Released at the IAFF Dominick F. Barbera EMS Conference in Houston, Texas, in June, the 13-page report – written and prepared by top EMS physicians – outlines the time-critical role fire-based EMS provides, and stresses the need to educate policymakers about the importance of fire-based EMS.
“As the federal, state and local governments consider their strategic plans for an “all hazards” emergency response system, EMS should be included in those considerations and decision makers should recognize that the U.S. fire service is the most ideal prehospital 9-1-1 emergency response agency,” said researchers, who included Franklin D. Pratt, M.D., FACEP, medical director for the Los Angeles County Fire Department; Steven Katz, M.D., FACEP, EMT-P, associate medical director for Palm Beach (Fla.) County Fire Rescue; Paul E. Pope, M.D., MPH, professor of medicine, surgery, public health and chair, emergency medicine, at the University of Texas Southwestern Medical Center and the Parkland Health and Hospital System; and David Persse, M.D., EMT-P, FACEP, physician director, Houston Fire Department Emergency Medical Services.
“The men and women of the IAFF are answering the calls for natural and man-made disasters, auto accidents, swift water and high angle rescues and hazardous materials and WMD incidents, but all of those calls combined do not equal the call volume in virtually every jurisdiction for medical emergencies,” said IAFF General President Harold Schaitberger in his keynote to delegates. “EMS is literally 'under fire' in most major cities, and that's what we've worked hard to achieve: a multi-role, all hazards approach to emergency response.”
The whitepaper is intended to help organizations as they continue efforts to educate local, state and federal officials about the role of fire-based EMS.
According to the white paper, the fire service can be configured many was to deliver prehospital 9-1-1 emergency medical care such as the following general configurations:
- Fire service-based system using cross-trained/multi-role firefighters. Firefighters are all-hazards responders, prepared to handle any situation that may arise at a scene including patient care and transport.
- Fire-service based system using employees who are not cross-trained as fire suppression personnel. Single-role EMS-trained responders accompanying firefighter first responders on 9-1-1 emergency medical calls.

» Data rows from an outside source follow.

static int round_send_impl(gx_engine *e, int nr = 1) {
  Dev &d = e->d;
  set_round_fields(e);
  InRound in_round_guard(d);
  if (nr > 1) {
    d.snap = nullptr;
    quiet_take(e);
  } else {
    int rc = scan_probe_begin(e);
    if (rc) return rc;
    if (quiet_params(d)) quiet_probe(e);
  }
  d.n_remote = 0;
  hipStream_t s = e->stream;
  if (d.p.probe_piggyback) {
    LaunchTimer t(e, GX_K_SEND);
    k_wake<<<nblk(d.Hl, 64), 64, 0, s>>>(d);
    k_probe<4><<<nblk(d.Hl, 64), 256, 0, s>>>(d);
  }
  const bool vec = vec_of(e), ev = ev_of(e);
  const bool storm = d.p.storm_round >= 0 && d.round == d.p.storm_round && d.H >= 2;
  const bool bt_apart = d.p.fd_enable || storm;
  const bool scan_in_send = !bt_apart && d.K && !e->scan_heavy;
  const bool fused = scan_in_send && d.S <= 16;
  const bool plan = !d.p.limit_bytes && d.p.retransmit_rounds > 0 && !d.departures && !d.p.fd_enable;
  e->quiet_now = quiet_round(e, storm);
  const SendSel sel{d.p.fd_enable || d.departures, scan_in_send, plan, fused ? own_class(d.S) : 0,
                    e->quiet_now && e->quiet_send};
  if (!fused) {
    LaunchTimer t(e, GX_K_OWNER);
    owner_launch(d, s);
  }
  if (!scan_in_send) {
    LaunchTimer t(e, GX_K_SCAN);
    const unsigned grid = d.Hl < SCAN_GRID ? d.Hl : SCAN_GRID;
    if (vec && !ev && e->scan_nch > 1) {
      k_scan_split<true><<<SCAN_GRID, 256, GX_SCAN_WAVE ? 4 * sizeof(grec) * d.L : 0, s>>>(d, e->scan_tmp, e->scan_chunk,
                                                                                         e->scan_nch);
      k_scan_join<<<grid, 256, 0, s>>>(d, e->scan_tmp, e->scan_chunk, e->scan_nch);
    } else {
      with_flags(vec, ev, [&](auto V, auto E) {
        k_scan<V(), E()><<<grid, 256, 0, s>>>(d, d.scan_list, d.L, d.L, d.scan_cnt, -1);
      });
    }
    if (bt_apart) k_bt_finish<<<nblk(d.Hl, 256), 256, 0, s>>>(d);
  }
  if (d.p.fd_enable) {
    LaunchTimer t(e, GX_K_FD);
    k_fd_tick<<<d.Hl, 64, 0, s>>>(d);
  }
  if (storm) {
    LaunchTimer t(e, GX_K_STORM);
    with_flag(ev, [&](auto E) {
      if (d.S >= 2 && 64 % d.S == 0) k_storm_p2<E(), true><<<d.Hl, 256, 0, s>>>(d);
      else k_storm<E()><<<d.Hl, 256, 0, s>>>(d);
    });
  }
  {
    LaunchTimer t(e, GX_K_SEND);
    if (d.p.fd_enable) k_fd_send<<<nblk(d.Hl, 64), 64, 0, s>>>(d);
    launch_send(e, sel, bt_apart ? 0 : 1, sel.quiet ? nr : 1);
  }
  HIPCHK(hipGetLastError());
  return scan_probe_end(e);
}

#ifndef GX_LOCK_APPEND
#define GX_LOCK_APPEND 1
#endif
#ifndef GX_MERGE_LAPP_NR64
#define GX_MERGE_LAPP_NR64 1
#endif
#ifndef GX_LOCK_APPEND_HL
#define GX_LOCK_APPEND_HL 32768
#endif
#ifndef GX_MERGE_SMALL_HL
#define GX_MERGE_SMALL_HL 16384
#endif
static void launch_merge(gx_engine *e, bool small) {
  const Dev &d = e->d;
  const unsigned g = nblk(d.Hl, small ? 16u : (unsigned)MERGE_NR);
  with_flags(d.R < (1u << 26), ev_of(e), [&](auto K32, auto E) {
    if (small) k_merge_seg<K32(), E(), 16, MERGE_WPE_GM><<<g, 64 * MERGE_WAVES, 0, e->stream>>>(d);
    else k_merge_seg<K32(), E()><<<g, 64 * MERGE_WAVES, 0, e->stream>>>(d);
  });
}

static int round_merge_impl(gx_engine *e) {
  Dev &d = e->d;
  set_round_fields(e);
  InRound in_round_guard(d);
  hipStream_t s = e->stream;
  if (d.p.lock_readers) {
    LaunchTimer t(e, GX_K_AE);
    with_flags(vec_of(e), ev_of(e), [&](auto V, auto E) { k_defer_drain<V(), E()><<<d.P, 256, 0, s>>>(d); });
  }
  if (d.KE) {
    LaunchTimer t(e, GX_K_MERGE);
    const bool lapp = GX_LOCK_APPEND && d.p.lock_model && !d.p.fd_handoff_shared && d.NG == 1 && d.Hl >= GX_LOCK_APPEND_HL;
    if (lapp) k_lock_append<<<nblk(d.Hl, 16), 256, 0, s>>>(d);
    const bool small = d.NG > 1 || d.Hl < GX_MERGE_SMALL_HL || (d.p.lock_model && !(GX_MERGE_LAPP_NR64 && lapp));
    launch_merge(e, small);
  }
  if (d.p.fd_enable && d.K) {
    LaunchTimer t(e, GX_K_FD);
    k_fd_recv<<<nblk(d.Hl, 64), 64, 0, s>>>(d);
  }
  HIPCHK(hipGetLastError());
  return GX_OK;
}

- Combined system using the fire department for emergency response and a private and “third-service” (police, fire, EMS) provider for transportation support. Single-role emergency medical technicians and paramedics accompany firefighters first responders to emergency scenes to provide patient transport in a private or third-service ambulance.

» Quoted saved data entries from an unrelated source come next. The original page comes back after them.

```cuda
__device__ __forceinline__ void wgmma_s8_m64n64k32(uint32_t (&d)[32], uint64_t a_desc, uint64_t b_desc,
                                                   uint32_t accumulate) {
    asm volatile(
        "{\n\t.reg .pred p;\n\t"
        "setp.ne.b32 p, %34, 0;\n\t"
        "wgmma.mma_async.sync.aligned.m64n64k32.s32.s8.s8 "
        "{%0,%1,%2,%3,%4,%5,%6,%7,%8,%9,%10,%11,%12,%13,%14,%15,"
        "%16,%17,%18,%19,%20,%21,%22,%23,%24,%25,%26,%27,%28,%29,%30,%31}, %32, %33, p;\n\t}\n"
        : "+r"(d[0]), "+r"(d[1]), "+r"(d[2]), "+r"(d[3]), "+r"(d[4]), "+r"(d[5]), "+r"(d[6]), "+r"(d[7]), "+r"(d[8]),
          "+r"(d[9]), "+r"(d[10]), "+r"(d[11]), "+r"(d[12]), "+r"(d[13]), "+r"(d[14]), "+r"(d[15]), "+r"(d[16]),
          "+r"(d[17]), "+r"(d[18]), "+r"(d[19]), "+r"(d[20]), "+r"(d[21]), "+r"(d[22]), "+r"(d[23]), "+r"(d[24]),
          "+r"(d[25]), "+r"(d[26]), "+r"(d[27]), "+r"(d[28]), "+r"(d[29]), "+r"(d[30]), "+r"(d[31])
        : "l"(a_desc), "l"(b_desc), "r"(accumulate)
        : "memory");
}

}
}
```

Before: 3.809.

## Add warp-specialized persistent 128x128 FP64 GEMM with mbarrier pipeline

```diff
diff --git a/profiles/gemm_h100.py b/profiles/gemm_h100.py
--- /dev/null
+++ b/profiles/gemm_h100.py
@@ -0,0 +1,125 @@
+#!/usr/bin/env python
+import argparse
+import json
+import os
+import subprocess
+import sys
+
+import numpy as np
+import torch
+
+ROOT = os.path.dirname(os.path.dirname(os.path.abspath(__file__)))
+sys.path.insert(0, ROOT)
+from tenpy_b200._lib import DeviceLib
+
+SHAPES = {
+    'matvec 1': (2048, 4096, 1024), 'matvec 2': (4096, 1024, 2048),
+    'env LHeff': (6144, 1024, 2048), 'env RHeff': (1024, 3072, 2048),
+    'newton-schulz kf^2 x 2048': (901, 901, 2048), 'newton-schulz kf x 2048 x kf': (901, 2048, 901),
+}
+GROUPED = {
+    '48 x (256, 256, 256)': [(256, 256, 256)] * 48,
+    '48 x (256, 256, 128)': [(256, 256, 128)] * 48,
+    '12 x (512, 512, 512)': [(512, 512, 512)] * 12,
+    '(1536, 1536, 256)': [(1536, 1536, 256)],
+    '(1024, 1024, 1024)': [(1024, 1024, 1024)],
+}
+
+
+def card():
+    q = 'name,power.limit,power.max_limit,clocks.sm,clocks.max.sm,temperature.gpu'
+    try:
+        out = subprocess.run(['nvidia-smi', '--query-gpu=' + q, '--format=csv,noheader'], capture_output=True, text=True,
+                             timeout=60).stdout.strip().splitlines()[0]
+        return dict(zip(q.split(','), [s.strip() for s in out.split(',')]))
+    except Exception as e:
+        return {'error': repr(e)}
+
+
+def timed(fn, reps, warmup):
+    for _ in range(warmup):
+        fn()
+    torch.cuda.synchronize()
+    ev = [(torch.cuda.Event(enable_timing=True), torch.cuda.Event(enable_timing=True)) for _ in range(reps)]
+    for e0, e1 in ev:
+        e0.record()
+        fn()
+        e1.record()
+    torch.cuda.synchronize()
+    ms = np.array([e0.elapsed_time(e1) for e0, e1 in ev])
+    return {'median_ms': float(np.median(ms)), 'min_ms': float(ms.min()), 'max_ms': float(ms.max()), 'reps': reps}
+
+
+def grouped_args(blocks):
+    m = [b[0] for b in blocks]
+    n = [b[1] for b in blocks]
+    k = [b[2] for b in blocks]
+    a_off = np.concatenate(([0], np.cumsum([(x * y + 15) // 16 * 16 for x, y in zip(m, k)])))
+    b_off = np.concatenate(([0], np.cumsum([(x * y + 15) // 16 * 16 for x, y in zip(k, n)])))
+    c_off = np.concatenate(([0], np.cumsum([(x * y + 15) // 16 * 16 for x, y in zip(m, n)])))
+    return (m, n, c_off[:-1], np.arange(len(blocks) + 1), k, a_off[:-1], b_off[:-1]), a_off[-1], b_off[-1], c_off[-1]
+
+
+def main():
+    ap = argparse.ArgumentParser()
+    ap.add_argument('--other-lib', default=None, help='a second build of libb200npc.so to time next to this tree\'s')
+    ap.add_argument('--reps', type=int, default=25)
+    ap.add_argument('--warmup', type=int, default=5)
+    ap.add_argument('--out', default=None, help='also write the JSON document to this file')
+    args = ap.parse_args()
+    assert torch.cuda.is_available(), 'needs a CUDA device'
+    libs = {'this': DeviceLib()}
+    if args.other_lib:
+        libs['other'] = DeviceLib(args.other_lib)
+    dev = libs['this'].device
+    res = {'card_before': card(), 'torch': torch.__version__, 'shapes': {}, 'grouped': {}}
+    g = torch.Generator(device=dev).manual_seed(0)
+    for name, (m, n, k) in SHAPES.items():
+        A = torch.randn(m, k, dtype=torch.float64, device=dev, generator=g)
+        B = torch.randn(k, n, dtype=torch.float64, device=dev, generator=g)
+        flop = 2. * m * n * k
+        row = {'m': m, 'n': n, 'k': k}
+        Cref = A @ B
+        for tag, lib in libs.items():
+            gg, _, _, csz = grouped_args([(m, n, k)])
+            C = torch.empty(int(csz), dtype=torch.float64, device=dev)
+            Af, Bf = A.reshape(-1), B.reshape(-1)
+            row[tag] = timed(lambda: lib.grouped_gemm(*gg, Af, Bf, C), args.reps, args.warmup)
+            row[tag]['tflops'] = flop / row[tag]['median_ms'] / 1e9
+            row[tag]['max_rel_diff_vs_cublas'] = float((C[:m * n].reshape(m, n) - Cref).abs().max() / Cref.abs().max())
+        Ct = torch.empty(m, n, dtype=torch.float64, device=dev)
+        row['cublas'] = timed(lambda: torch.matmul(A, B, out=Ct), args.reps, args.warmup)
+        row['cublas']['tflops'] = flop / row['cublas']['median_ms'] / 1e9
+        row['this_frac_of_cublas'] = row['cublas']['median_ms'] / row['this']['median_ms']
+        if 'other' in row:
+            row['speedup_vs_other'] = row['other']['median_ms'] / row['this']['median_ms']
+        res['shapes'][name] = row
+        print(json.dumps({name: row}), flush=True)
+    for name, blocks in GROUPED.items():
+        gg, asz, bsz, csz = grouped_args(blocks)
+        A = torch.randn(int(asz), dtype=torch.float64, device=dev, generator=g)
+        B = torch.randn(int(bsz), dtype=torch.float64, device=dev, generator=g)
+        flop = sum(2. * m * n * k for m, n, k in blocks)
+        row = {}
+        outs = {}
+        for tag, lib in libs.items():
+            C = torch.zeros(int(csz), dtype=torch.float64, device=dev)
+            row[tag] = timed(lambda: lib.grouped_gemm(*gg, A, B, C), args.reps, args.warmup)
+            row[tag]['tflops'] = flop / row[tag]['median_ms'] / 1e9
+            outs[tag] = C
+        if 'other' in row:
+            row['speedup_vs_other'] = row['other']['median_ms'] / row['this']['median_ms']
+            row['max_abs_diff_vs_other'] = float((outs['this'] - outs['other']).abs().max())
+        res['grouped'][name] = row
+        print(json.dumps({name: row}), flush=True)
+    libs['this'].ozaki_check_abort()
+    res['card_after'] = card()
+    if args.out:
+        os.makedirs(os.path.dirname(os.path.abspath(args.out)), exist_ok=True)
+        with open(args.out, 'w') as f:
+            json.dump(res, f, indent=1)
+    print(json.dumps(res))
+
+
+if __name__ == '__main__':
+    main()
diff --git a/tenpy_b200/csrc/common.cuh b/tenpy_b200/csrc/common.cuh
--- a/tenpy_b200/csrc/common.cuh
+++ b/tenpy_b200/csrc/common.cuh
@@ -30,6 +30,8 @@
     } while (0)
 
 int sm_count();
+extern int *g_abort_flag;
+int ensure_abort_flag();
 extern std::atomic<long long> g_kernel_launches;
 
 #ifndef B200_DMMA_K4
@@ -63,6 +65,15 @@
 #else
     dmma_16x8x8_k8(c, a, b);
 #endif
+}
+
+__device__ __forceinline__ void dmma_16x8x16(double (&c)[4], const double (&a)[8], const double (&b)[4]) {
+    asm volatile(
+        "mma.sync.aligned.m16n8k16.row.col.f64.f64.f64.f64 {%0,%1,%2,%3}, {%4,%5,%6,%7,%8,%9,%10,%11}, "
+        "{%12,%13,%14,%15}, {%0,%1,%2,%3};\n"
+        : "+d"(c[0]), "+d"(c[1]), "+d"(c[2]), "+d"(c[3])
+        : "d"(a[0]), "d"(a[1]), "d"(a[2]), "d"(a[3]), "d"(a[4]), "d"(a[5]), "d"(a[6]), "d"(a[7]), "d"(b[0]), "d"(b[1]),
+          "d"(b[2]), "d"(b[3]));
 }
 
 __device__ __forceinline__ uint32_t smem_u32(const void *p) {
diff --git a/tenpy_b200/csrc/gemm.cu b/tenpy_b200/csrc/gemm.cu
--- a/tenpy_b200/csrc/gemm.cu
+++ b/tenpy_b200/csrc/gemm.cu
@@ -5,6 +5,7 @@
 #include <vector>
 
 #include "common.cuh"
+#include "tc05.cuh"
 
 namespace b200 {
 
@@ -217,6 +218,147 @@
     }
 }
 
+constexpr int G0_BM = 128, G0_BN = 128, G0_BK = 16, G0_STAGES = 6;
+constexpr int G0_LDA = G0_BK + 4, G0_LDB = G0_BN + 4;
+constexpr int G0_CONSUMER_WARPS = 8;
+constexpr int G0_PRODUCER_THREADS = 128;
+constexpr int G0_THREADS = G0_CONSUMER_WARPS * 32 + G0_PRODUCER_THREADS;
+constexpr int G0_STAGE = G0_BM * G0_LDA + G0_BK * G0_LDB;
+constexpr int G0_SMEM = G0_STAGES * G0_STAGE * (int)sizeof(double);
+constexpr int G0_MIN_KSUM = 256;
+constexpr int G0_BAND = 8;
+
+template <bool VEC>
+__global__ void __launch_bounds__(G0_THREADS, 1)
+    gemm128_kernel(const double *__restrict__ A, const double *__restrict__ B, double *__restrict__ C,
+                   const GemmTile *__restrict__ tiles, int n_tiles, const GemmTask *__restrict__ tasks,
+                   const GemmPair *__restrict__ pairs, int *abort_flag) {
+    using namespace sm90;
+    extern __shared__ __align__(16) double smem[];
+    __shared__ uint64_t full_bar[G0_STAGES], empty_bar[G0_STAGES];
+    const int warp = threadIdx.x >> 5, lane = threadIdx.x & 31;
+    if (threadIdx.x == 0) {
+        for (int s = 0; s < G0_STAGES; ++s) {
+            mbar_init(&full_bar[s], G0_PRODUCER_THREADS);
+            mbar_init(&empty_bar[s], G0_CONSUMER_WARPS);
+        }
+        mbar_fence_init();
+    }
+    __syncthreads();
+
+    if (warp >= G0_CONSUMER_WARPS) {
+        asm volatile("setmaxnreg.dec.sync.aligned.u32 56;\n" ::: "memory");
+        const int pt = threadIdx.x - G0_CONSUMER_WARPS * 32;
+        constexpr int W = VEC ? 2 : 1;
+        constexpr int A_RSTEP = G0_PRODUCER_THREADS / (G0_BK / W);
+        constexpr int B_RSTEP = G0_PRODUCER_THREADS / (G0_BN / W);
+        const int a_r = pt / (G0_BK / W), a_c = pt % (G0_BK / W) * W;
+        const int b_r = pt / (G0_BN / W), b_c = pt % (G0_BN / W) * W;
+        auto copy = [](double *dst, const double *src, bool ok) {
+            if (VEC) cp_async16(dst, src, ok ? 16 : 0);
+            else cp_async8(dst, src, ok ? 8 : 0);
+        };
+        uint32_t it = 0;
+        for (int ti = blockIdx.x; ti < n_tiles; ti += gridDim.x) {
+            const GemmTile tile = tiles[ti];
+            const GemmTask task = tasks[tile.task];
+            const int m = task.m, n = task.n;
+            const int row0 = tile.tm * G0_BM, col0 = tile.tn * G0_BN;
+            for (int p = task.pair_begin; p < task.pair_end; ++p) {
+                const GemmPair pr = pairs[p];
+                const int k = pr.k;
+                const double *ag = A + pr.a_off;
+                const double *bg = B + pr.b_off;
+                for (int kb = 0; kb < k; kb += G0_BK, ++it) {
+                    const int slot = it % G0_STAGES;
+                    if (!mbar_wait(&empty_bar[slot], ((it / G0_STAGES) & 1) ^ 1, abort_flag)) return;
+                    double *as = smem + slot * G0_STAGE;
+                    double *bs = as + G0_BM * G0_LDA;
+                    const int ac = kb + a_c, bc = col0 + b_c;
+                    const double *asrc = ag + (int64_t)(row0 + a_r) * k + ac;
+                    const double *bsrc = bg + (int64_t)(kb + b_r) * n + bc;
+#pragma unroll 4
+                    for (int r = 0; r < G0_BM; r += A_RSTEP) {
+                        const bool ok = (ac < k) && (row0 + a_r + r < m);
+                        copy(as + (a_r + r) * G0_LDA + a_c, ok ? asrc + (int64_t)r * k : ag, ok);
+                    }
+#pragma unroll 4
+                    for (int r = 0; r < G0_BK; r += B_RSTEP) {
+                        const bool ok = (bc < n) && (kb + b_r + r < k);
+                        copy(bs + (b_r + r) * G0_LDB + b_c, ok ? bsrc + (int64_t)r * n : bg, ok);
+                    }
+                    mbar_cp_async_arrive(&full_bar[slot]);
+                }
+            }
+        }
+        return;
+    }
+
+    asm volatile("setmaxnreg.inc.sync.aligned.u32 224;\n" ::: "memory");
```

“While there are pros and cons to the various system approaches, the emergency medicine EM literature indicates that the most likely time to create error in medical care is when care is transferred from one provider to another in a relatively short encounter time,” said researchers. “Such circumstances require that the fire service regularly exercise the leadership needed to ensure that integration of the parts of the prehospital emergency care system are coordinated well, with maximum benefit to the patient and minimum risk to the community.”